Application of Tax Treaty-

In the last three papers, we have discussed taxability of Non-Residents in India as per Indian Income tax Act and the relief available under tax treaties on doubly tax income and controversies relating to residential status of the tax payers. In the present paper, we shall discuss issues Controversies on Business Connection (BC) or Permanent Establishment (PE).

A Non-Resident/foreign enterprises can do business with India under the following three ways:

  1. Supply goods or services directly from home Country to the source Country.
  2. Establish own place of business in the source Country.
  3. Set up a subsidiary or joint venture company in the source Country

As per Indian Income tax Act, Non-resident is liable to tax in India on all income accruing or arising, whether directly or indirectly, through or from any business connection in India, or through or from any property in India, or through or from any asset or source of income in India, or through the transfer of a capital asset situated in India.

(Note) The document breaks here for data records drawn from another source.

# goldbricklemon/uplift-upsample-3dhpe

Hardware: AMD Instinct MI355X
Metric: pose-sequences/sec (higher is better)
Workload: dtype f16x3 (f32 operands split into f16 hi/lo, 3 MFMA passes, f32 accumulate); 1 GPU; config/h36m_351.json forward, N=71 tokens (receptive field 351), J=17, batch 128/GPU, s_in=5, seeded Keras-default weights; global_batch=128, parallelism=batch-sharded x1, hipgraph=True, concurrent_half_batches=False, batches_in_flight=8

## Files before the change

### uplift-upsample-3dhpe_amd/csrc/uu3d_api.hip

```cpp
#include <hip/hip_runtime.h>

#include <algorithm>
#include <cmath>
#include <cstdio>
#include <cstdlib>
#include <cstring>
#include <functional>
#include <map>
#include <mutex>
#include <string>
#include <vector>

#include "../../include/uu3d.h"
#include "uu3d_switches.h"
#include "uu3d_gemm.h"
#include "uu3d_gemm_h3.h"
#include "uu3d_gemm_panel.h"
#include "uu3d_gemm_panel8.h"
#include "uu3d_gemm_wt.h"
#include "uu3d_mlp_fused.h"
#include "uu3d_tchain16.h"
#include "uu3d_attn.h"
#include "uu3d_attn_h3.h"
#include "uu3d_spatial.h"
#include "uu3d_spatial_h3.h"
#include "uu3d_spatial_p16.h"
#include "uu3d_misc.h"
#include "uu3d_metrics.h"
#include "uu3d_tracks.h"
#include "uu3d_stream.h"
#include "uu3d_train.h"
#include "uu3d_bwd.h"
#include "uu3d_launch.h"
#include "uu3d_train_kernels.h"

using namespace uu3d;

namespace {

constexpr int kJ = 17, kDS = 32, kHS = 64, kHeads = 8, kDH = 48;
using SLY2 = SpatialBlockLayoutV2<kDS, kHS>;
constexpr int kFR = 3;
#ifndef UU3D_SPATIAL_MT
#define UU3D_SPATIAL_MT 1
#endif
constexpr int kP16FR = 7, kP16PW = 1;
constexpr int kSpatialMT = UU3D_SPATIAL_MT;

std::string g_create_error;

inline int round_up(int v, int m) { return (v + m - 1) / m * m; }
inline size_t align_up(size_t v, size_t a) { return (v + a - 1) / a * a; }

struct WeightRec {
    std::string name;
    std::vector<int64_t> dims;
    int64_t numel = 0;
    std::vector<float> host;
    bool set = false;
};

struct BlockDev {
    const float *ln1_g, *ln1_b, *wqkv_t, *bqkv, *wp_t, *bp, *ln2_g, *ln2_b, *w1_t, *b1, *w2_t, *b2;
    const float* pe;
    size_t wqkv_pf = 0, w1_pf = 0;
    size_t w2_mf = 0;
    size_t wp_pf = 0;
};

struct ProfRec {
    std::string name, kernel;
    double flops, bytes;
    hipEvent_t e0, e1;
};

}

struct uu3d_train_state;
struct uu3d_model {
    uu3d_config cfg;
    uu3d_train_state* ts = nullptr;
    int device = 0;
    std::vector<WeightRec> weights;
    std::map<std::string, int> index;
    std::vector<int> L;
    Switches sw;
    bool committed = false;
    bool generic = false;
    float* gparams = nullptr;
    float* arena = nullptr;
    size_t arena_floats = 0;
    bool throughput = false;
    struct TcLaunch { int flags; size_t w_off ; size_t p_off ; };
    std::vector<TcLaunch> tchain;
    int num_cus = 256;
    std::recursive_mutex train_mu;
    bool in_commit = false;
    int* d_range = nullptr;
    _Float16* harena = nullptr;
    size_t harena_halfs = 0;
    std::map<size_t, std::pair<size_t, size_t>> hplanes;
    std::map<size_t, size_t> panel_off, mlpf_off;
    SpatialParams sp{};
    size_t sp_frag_off = 0;
// ... 570 lines not shown
```

### uplift-upsample-3dhpe_amd/csrc/uu3d_forward.inc

```

namespace {
struct Workspace {
    float *S, *X, *QKV, *O, *Hb, *XA, *XB, *slab, *mslab;
    unsigned char* tc_scratch;
    int* frame_list;
    float2* stats;
    size_t slab_floats;
    size_t bytes;
};
Workspace carve(const uu3d_model* m, int B, char* base) {
    const uu3d_config& c = m->cfg;
    const size_t rows = (size_t)B * c.num_frames;
    const size_t rows_s = (size_t)B * (c.num_strided > 1 ? std::max(m->L[1], 1) : 1);
    size_t off = 0;
    auto take = [&](size_t n) { size_t o = off; off = align_up(off + n, 256); return o; };
    Workspace w{};
    const size_t oS = take(rows * c.num_keypoints * c.d_spatial * 4);
    const size_t oX = take(rows * c.d_temporal * 4);
    const size_t oQ = take((rows + 128) * 3 * c.d_temporal * 4);
    const size_t oO = take((rows + 32) * c.d_temporal * 4);
    const size_t oH = take((rows + 32) * c.h_temporal * 4);
    const size_t oA = take(rows * c.d_temporal * 4);
    const size_t oB = take(rows_s * c.d_temporal * 4);
    const size_t oT = take(rows * sizeof(float2));
// ... 38 lines not shown
    hipStream_t stream;
    float* slab = nullptr;
    size_t slab_floats = 0;
    bool throughput = false;
    int precision = UU3D_PREC_F16X3;
    int status = UU3D_OK;
    bool few_splits = false;

    void begin(const char* name, const char* kernel, double flops, double bytes) {
        if (!m->profiling) return;
        if (m->prof_used == m->prof.size()) {
            ProfRec r;
            if (hipEventCreate(&r.e0) != hipSuccess || hipEventCreate(&r.e1) != hipSuccess) { status = UU3D_ERR_HIP; return; }
            m->prof.push_back(r);
        }
        ProfRec& r = m->prof[m->prof_used];
        r.name = name; r.kernel = kernel; r.flops = flops; r.bytes = bytes;
        (void)hipEventRecord(r.e0, stream);
    }
    void end() {
        if (m->profiling && m->prof_used < m->prof.size()) { (void)hipEventRecord(m->prof[m->prof_used].e1, stream); ++m->prof_used; }
        hipError_t e = hipGetLastError();
        if (e != hipSuccess && status == UU3D_OK) { status = UU3D_ERR_HIP; m->err = std::string("kernel launch failed: ") + hipGetErrorString(e); }
    }

    template <int BM, int BN, class AL, class EP>
    void gemm_tile(const AL& al, const float* Bt, int M, int N, int Kp, int slices, int kt_per_split, const EP& ep) {
        auto kern = gemm_f32_kernel<BM, BN, AL, EP>;
        constexpr size_t lds = gemm_lds_bytes(BM, BN);
        allow_lds<gemm_f32_kernel<BM, BN, AL, EP>>(lds);
        const int mt = (M + BM - 1) / BM, nt = (N + BN - 1) / BN;
        const int grid = round_up(mt, 8) * nt;
        hipLaunchKernelGGL(kern, dim3(grid, slices), dim3(256), lds, stream, al, Bt, M, N, Kp, mt, nt, kt_per_split, ep);
    }

    template <int TM, int TN, class AL, class EP>
    void gemm_h3_tile(const AL& al, const _Float16* Bh, const _Float16* Bl, int M, int N, int Kp, int slices, int kt_per_split, const EP& ep) {
        auto kern = gemm_h3_kernel<TM, TN, AL, EP>;
        auto kern_deep = gemm_h3_kernel<TM, TN, AL, EP, 1>;
        constexpr size_t lds = gemm_h3_lds_bytes(64 * TM, 64 * TN);
        allow_lds<gemm_h3_kernel<TM, TN, AL, EP>>(lds); allow_lds<gemm_h3_kernel<TM, TN, AL, EP, 1>>(lds);
        const int mt = (M + 64 * TM - 1) / (64 * TM), nt = (N + 64 * TN - 1) / (64 * TN);
        const int grid = round_up(mt, 8) * nt;
        if (gemm_h3_deep(grid * slices)) hipLaunchKernelGGL(kern_deep, dim3(grid, slices), dim3(256), lds, stream, al, Bh, Bl, M, N, Kp, mt, nt, kt_per_split, ep);
        else hipLaunchKernelGGL(kern, dim3(grid, slices), dim3(256), lds, stream, al, Bh, Bl, M, N, Kp, mt, nt, kt_per_split, ep);
    }

    template <int TM, int TN, class GL, class EP>
    void gemm_h3g_tile(const GL& gl, const _Float16* Bh, const _Float16* Bl, int M, int N, int Kp, int slices, int kt_per_split, const EP& ep) {
        auto kern = gemm_h3g_kernel<TM, TN, GL, EP>;
        constexpr size_t lds = gemm_h3g_lds_bytes(64 * TM, 64 * TN);
        allow_lds<gemm_h3g_kernel<TM, TN, GL, EP>>(lds);
        const int mt = (M + 64 * TM - 1) / (64 * TM), nt = (N + 64 * TN - 1) / (64 * TN);
        const int grid = round_up(mt, 8) * nt;
        hipLaunchKernelGGL(kern, dim3(grid, slices), dim3(256), lds, stream, gl, Bh, Bl, M, N, Kp, mt, nt, kt_per_split, ep);
    }

    int splitk_target() const {
        return (throughput && few_splits) ? process_switches().thr_splitk_target : 768;
    }
    template <class GL, class EP>
    void gemm_g(const char* name, const GL& gl, const float* Bt, int M, int N, int K, const EP& ep, double extra_bytes = 0) {
        const int KT = K / 32;
        const int tiles = ((M + 63) / 64) * ((N + 63) / 64);
        const auto [slices, kps] = splitk_rule(M, N, KT, splitk_target(), slab_floats, true);
        const int ldslab = round_up(N, 4);
        begin(name, "gemm_h3", 2.0 * M * (double)N * K, 4.0 * ((double)M * K + (double)N * K + (double)M * N) + extra_bytes);
        const auto it = m->hplanes.find((size_t)(Bt - m->arena));
        if ((K % 32) != 0 || it == m->hplanes.end()) { status = UU3D_ERR_INVALID_ARGUMENT; m->err = "gemm_g: operand without f16 planes or K % 32 != 0"; end(); return; }
        const _Float16* Bh = m->harena + it->second.first; const _Float16* Bl = m->harena + it->second.second;
        if (slices == 1) {
            if (N % 128 == 0 && tiles >= 256) gemm_h3g_tile<1, 2>(gl, Bh, Bl, M, N, K, 1, KT, ep);
            else gemm_h3g_tile<1, 1>(gl, Bh, Bl, M, N, K, 1, KT, ep);
        } else {
            EpSlab es{slab, ldslab, (size_t)M * ldslab};
            if (N % 128 == 0 && tiles >= 200) gemm_h3g_tile<1, 2>(gl, Bh, Bl, M, N, K, slices, kps, es);
            else gemm_h3g_tile<1, 1>(gl, Bh, Bl, M, N, K, slices, kps, es);
            hipLaunchKernelGGL(splitk_reduce_kernel<EP>, dim3((M * N + 255) / 256), dim3(256), 0, stream,
                               slab, slices, (size_t)M * ldslab, M, N, ldslab, ep);
        }
        end();
    }

    static int panel_splits(int M, int N) {
        const int mt = (M + 127) / 128, chunks = N / 32;
        int best = 0; double best_cost = 1e30;
        for (int S = 1; S <= chunks; ++S) {
            if (chunks % S != 0 || chunks / S > PANEL_COLV_FLOATS / 32) continue;
            const int per_xcd = (mt * S + 7) / 8;
            const double cost = (double)((per_xcd + 31) / 32) * (2.5 + (double)chunks / S);
            if (cost < best_cost) { best_cost = cost; best = S; }
        }
        return best;
    }
    bool panel_ok(int M, int N, int K, size_t pf) const {
        return !m->sw.no_panel && pf != 0 && K == 384 && N % 32 == 0 && M >= 1024 && (double)M * N * 4.0 < 4.0e9;
    }
    static bool panel8_ok(int cpw) {
        return !process_switches().panel4 && (cpw == 4 || cpw == 6 || cpw == 8 || cpw == 9 || cpw == 12);
    }
    template <class EP> static const char* panel_symbol(bool eight) {
        const char* e = std::is_same<EP, PanelEpBiasSplitQ>::value ? "BiasSplitQ" : std::is_same<EP, PanelEpBiasResidual>::value ? "BiasResidual"
                      : std::is_same<EP, PanelEpBiasResidualLn>::value ? "BiasResidualLn" : std::is_same<EP, PanelEpBiasReluSplit>::value ? "BiasReluSplit"
                      : std::is_same<EP, PanelEpBiasRelu>::value ? "BiasRelu" : "Bias";
        static thread_local char buf[32];
        std::snprintf(buf, sizeof buf, "%s<%s>", eight ? "gemm_panel8" : "gemm_panel", e);
        return buf;
    }
    template <class EP>
    bool launch_panel8(const _Float16* Af, const _Float16* Bf, const float* colv, int M, int mt, int S, int cpw, const EP& ep) {
        if (!panel8_ok(cpw)) return false;
        const dim3 grid(8 * S, ((mt * S + 7) / 8 + S - 1) / S);
#define UU3D_P8_LAUNCH(CPW) { allow_lds<gemm_h3_panel8_kernel<EP, CPW, 3>>(P8_LDS_TOTAL); \
            hipLaunchKernelGGL((gemm_h3_panel8_kernel<EP, CPW, 3>), grid, dim3(512), P8_LDS_TOTAL, stream, Af, Bf, colv, M, mt, S, ep); return true; }
        switch (cpw) {
            case 4: UU3D_P8_LAUNCH(4)
            case 6: UU3D_P8_LAUNCH(6)
            case 8: UU3D_P8_LAUNCH(8)
            case 9: UU3D_P8_LAUNCH(9)
            case 12: UU3D_P8_LAUNCH(12)
            default: return false;
        }
#undef UU3D_P8_LAUNCH
    }
    template <class EP, int CPW = 0>
    void launch_panel4(const _Float16* Af, const _Float16* Bf, const float* colv, int M, int mt, int S, int cpw, const EP& ep) {
        allow_lds<gemm_h3_panel_kernel<24, EP, CPW>>(PANEL_LDS_TOTAL);
        hipLaunchKernelGGL((gemm_h3_panel_kernel<24, EP, CPW>), dim3(8 * S, ((mt * S + 7) / 8 + S - 1) / S), dim3(256), PANEL_LDS_TOTAL, stream, Af, Bf, colv, M, mt, S, cpw, ep);
    }
    template <class EP>
    void gemm_panel_at(const char* name, const _Float16* Af, const _Float16* Bf, const float* colv, int M, int N, const EP& ep, int S = 0) {
        const int K = 384, mt = (M + 127) / 128;
        if (S == 0) S = panel_splits(M, N);
        begin(name, panel_symbol<EP>(panel8_ok((N / 32) / S)), 2.0 * M * (double)N * K, 4.0 * ((double)M * K + (double)N * K + (double)M * N));
        if (!launch_panel8(Af, Bf, colv, M, mt, S, (N / 32) / S, ep)) launch_panel4(Af, Bf, colv, M, mt, S, (N / 32) / S, ep);
        end();
    }
    template <class EP>
    void gemm_panel(const char* name, const _Float16* Af, size_t pf, const float* colv, int M, int N, const EP& ep) {
        if (skip_mask() & 2) return;
        const int s = process_switches().panel_s;
        gemm_panel_at(name, Af, m->harena + pf, colv, M, N, ep, (s != 0 && (N / 32) % s == 0 && (N / 32) / s <= PANEL_COLV_FLOATS / 32) ? s : 0);
    }
    bool gemm_panel_residual(const char* name, const _Float16* Af, size_t pf, const float* colv, int M, float* x,
                             const float* ln_g = nullptr, const float* ln_b = nullptr, _Float16* ln_out = nullptr) {
        const int K = 384, N = 384, mt = (M + 127) / 128;
        if (skip_mask() & 4) return false;
        int S = 1; double best = 1e30;
        for (int s : {1, 2, 3}) {
            const int per_xcd = (mt * s + 7) / 8;
            const double cost = (double)((per_xcd + 31) / 32) * (2.5 + 12.0 / s);
            if (cost < best) { best = cost; S = s; }
        }
        if (throughput && mt >= 64) S = 1;
        if (process_switches().panel_proj_s != 0) S = process_switches().panel_proj_s;
        const bool ln_tail = S == 1 && ln_out != nullptr && !process_switches().no_ln_tail && panel8_ok(12);
        begin(name, ln_tail ? panel_symbol<PanelEpBiasResidualLn>(true) : panel_symbol<PanelEpBiasResidual>(panel8_ok(12 / S)),
              2.0 * M * (double)N * K, 4.0 * ((double)M * K + (double)N * K + 2.0 * (double)M * N));
        const PanelEpBiasResidual ep{x, N};
        if (ln_tail) {
            const PanelEpBiasResidualLn epl{{x, N}, ln_g, ln_b, 1e-5f, ln_out};
            if (launch_panel8(Af, m->harena + pf, colv, M, mt, 1, 12, epl)) { end(); return true; }
        }
        if (launch_panel8(Af, m->harena + pf, colv, M, mt, S, 12 / S, ep)) { end(); return false; }
        if (S == 3) launch_panel4<PanelEpBiasResidual, 4>(Af, m->harena + pf, colv, M, mt, S, 4, ep);
        else if (S == 2) launch_panel4<PanelEpBiasResidual, 6>(Af, m->harena + pf, colv, M, mt, S, 6, ep);
// ... 160 lines not shown
            UU3D_ATTN_CASE(5) UU3D_ATTN_CASE(6) UU3D_ATTN_CASE(7) UU3D_ATTN_CASE(8)
            default: status = UU3D_ERR_UNSUPPORTED; m->err = "attention over more than 128 tokens needs the f16x3 path (precision f16x3, d_t and h_t multiples of 32)"; break;
        }
#undef UU3D_ATTN_CASE
        end();
    }
};

template <class EP>
void spatial_stage(Launcher& Lh, const uu3d_config& c, const float* kp2d, int M, const uint8_t* mask, int* frame_list, float* S, bool timing_skip, const EP& ep) {
    uu3d_model* const m = Lh.m;
    const int J = c.num_keypoints, ds = c.d_spatial, dt = c.d_temporal;
    const bool h3 = c.precision == UU3D_PREC_F16X3 && !m->sw.spatial_f32 && (m->sw.spatial_h3_always || spatial_h3_pays(M));
    const bool planes = h3 && !m->sw.no_planes && (J * ds) % 32 == 0;
    const bool skip = timing_skip && (skip_mask() & 1);
    SpatialParams sp = m->sp;
    sp.total_frames = M;
    sp.frame_list = nullptr;
    if (mask != nullptr) {
        Lh.begin("compact_frames", "compact_frames", 0.0, (double)M * 5.0);
        hipLaunchKernelGGL(compact_frames_kernel, dim3(1), dim3(1024), 0, Lh.stream, mask, M, frame_list);
        Lh.end();
        sp.frame_list = frame_list;
    }
    const double fl = (double)M * (2.0 * J * 2 * ds + c.spatial_depth * (4.0 * 2 * J * ds * ds + 8.0 * 4 * J * J * (ds / 8) + 2.0 * 2 * J * ds * kHS));
    _Float16* const s_hi = planes ? reinterpret_cast<_Float16*>(S) : (_Float16*)nullptr;
    _Float16* const s_lo = planes ? reinterpret_cast<_Float16*>(S) + (size_t)M * J * ds : (_Float16*)nullptr;
    if (h3 && m->sw.spatial_h3_tiles) {
        Lh.begin("spatial_stack", "spatial_h3", fl, 4.0 * M * J * (2.0 + ds));
        if (!skip)
        hipLaunchKernelGGL((spatial_stack_h3_kernel<kJ, kFR, kSpatialMT>), dim3((M + kFR - 1) / kFR), dim3(64 * (2 / kSpatialMT)), sh3::lds_bytes(), Lh.stream, kp2d, sp,
                           m->harena + m->sp_frag_off, S, s_hi, s_lo, SpatialTrainIO{});
        Lh.end();
    } else if (h3) {
        Lh.begin("spatial_stack", "spatial_p16", fl, 4.0 * M * J * (2.0 + ds));
        if (!skip)
        hipLaunchKernelGGL((spatial_stack_p16_kernel<kJ, kP16FR, kP16PW>), dim3((M + kP16FR - 1) / kP16FR), dim3(64 * p16_waves(kJ, kP16FR, kP16PW)), sp16::lds_bytes<kP16FR>(c.spatial_depth),
                           Lh.stream, kp2d, sp, m->harena + m->sp_frag16_off, S, s_hi, s_lo);
        Lh.end();
    } else {
        Lh.begin("spatial_stack", "spatial_mfma", fl, 4.0 * M * J * (2.0 + ds));
        hipLaunchKernelGGL((spatial_stack_mfma_kernel<kJ, kFR>), dim3((M + kFR - 1) / kFR), dim3(64), spatial_v2_lds_bytes(), Lh.stream, kp2d, sp, S);
        Lh.end();
    }
    if (planes) Lh.gemm_g("s2t", GLoadPlain{s_hi, s_lo, J * ds, M}, m->s2t_wt, M, dt, J * ds, ep);
    else Lh.gemm("s2t", ALoadPlain{S, J * ds, M, J * ds}, m->s2t_wt, M, dt, J * ds, ep);
}

}
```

Business connection shall include any business activity carried on through any person who, acting on behalf of Non-Resident in India. Here are some of the controversies on Business Connection (BC) or Permanent Establishment (PE):

  • Business Connection vs. Permanent Establishments

Business Connection as used in Indian Income Tax Act is quite a wider term to be understood as ‘economic presence’ while Permanent establishment as used in tax treaties is arise from the negotiations with different Countries is restricted in scope and broadly based on ‘physical presence’. Notwithstanding that Indian tax laws recently included the term ‘Significant Economic Presence’ in the scope of business connection to include in its ambit all e-Commence and Digital transactions done by Indian customers on non-resident digital platform, but in the absence of any amendment in scope of permanent establishment in tax treaties, its execution is far-fetched reality.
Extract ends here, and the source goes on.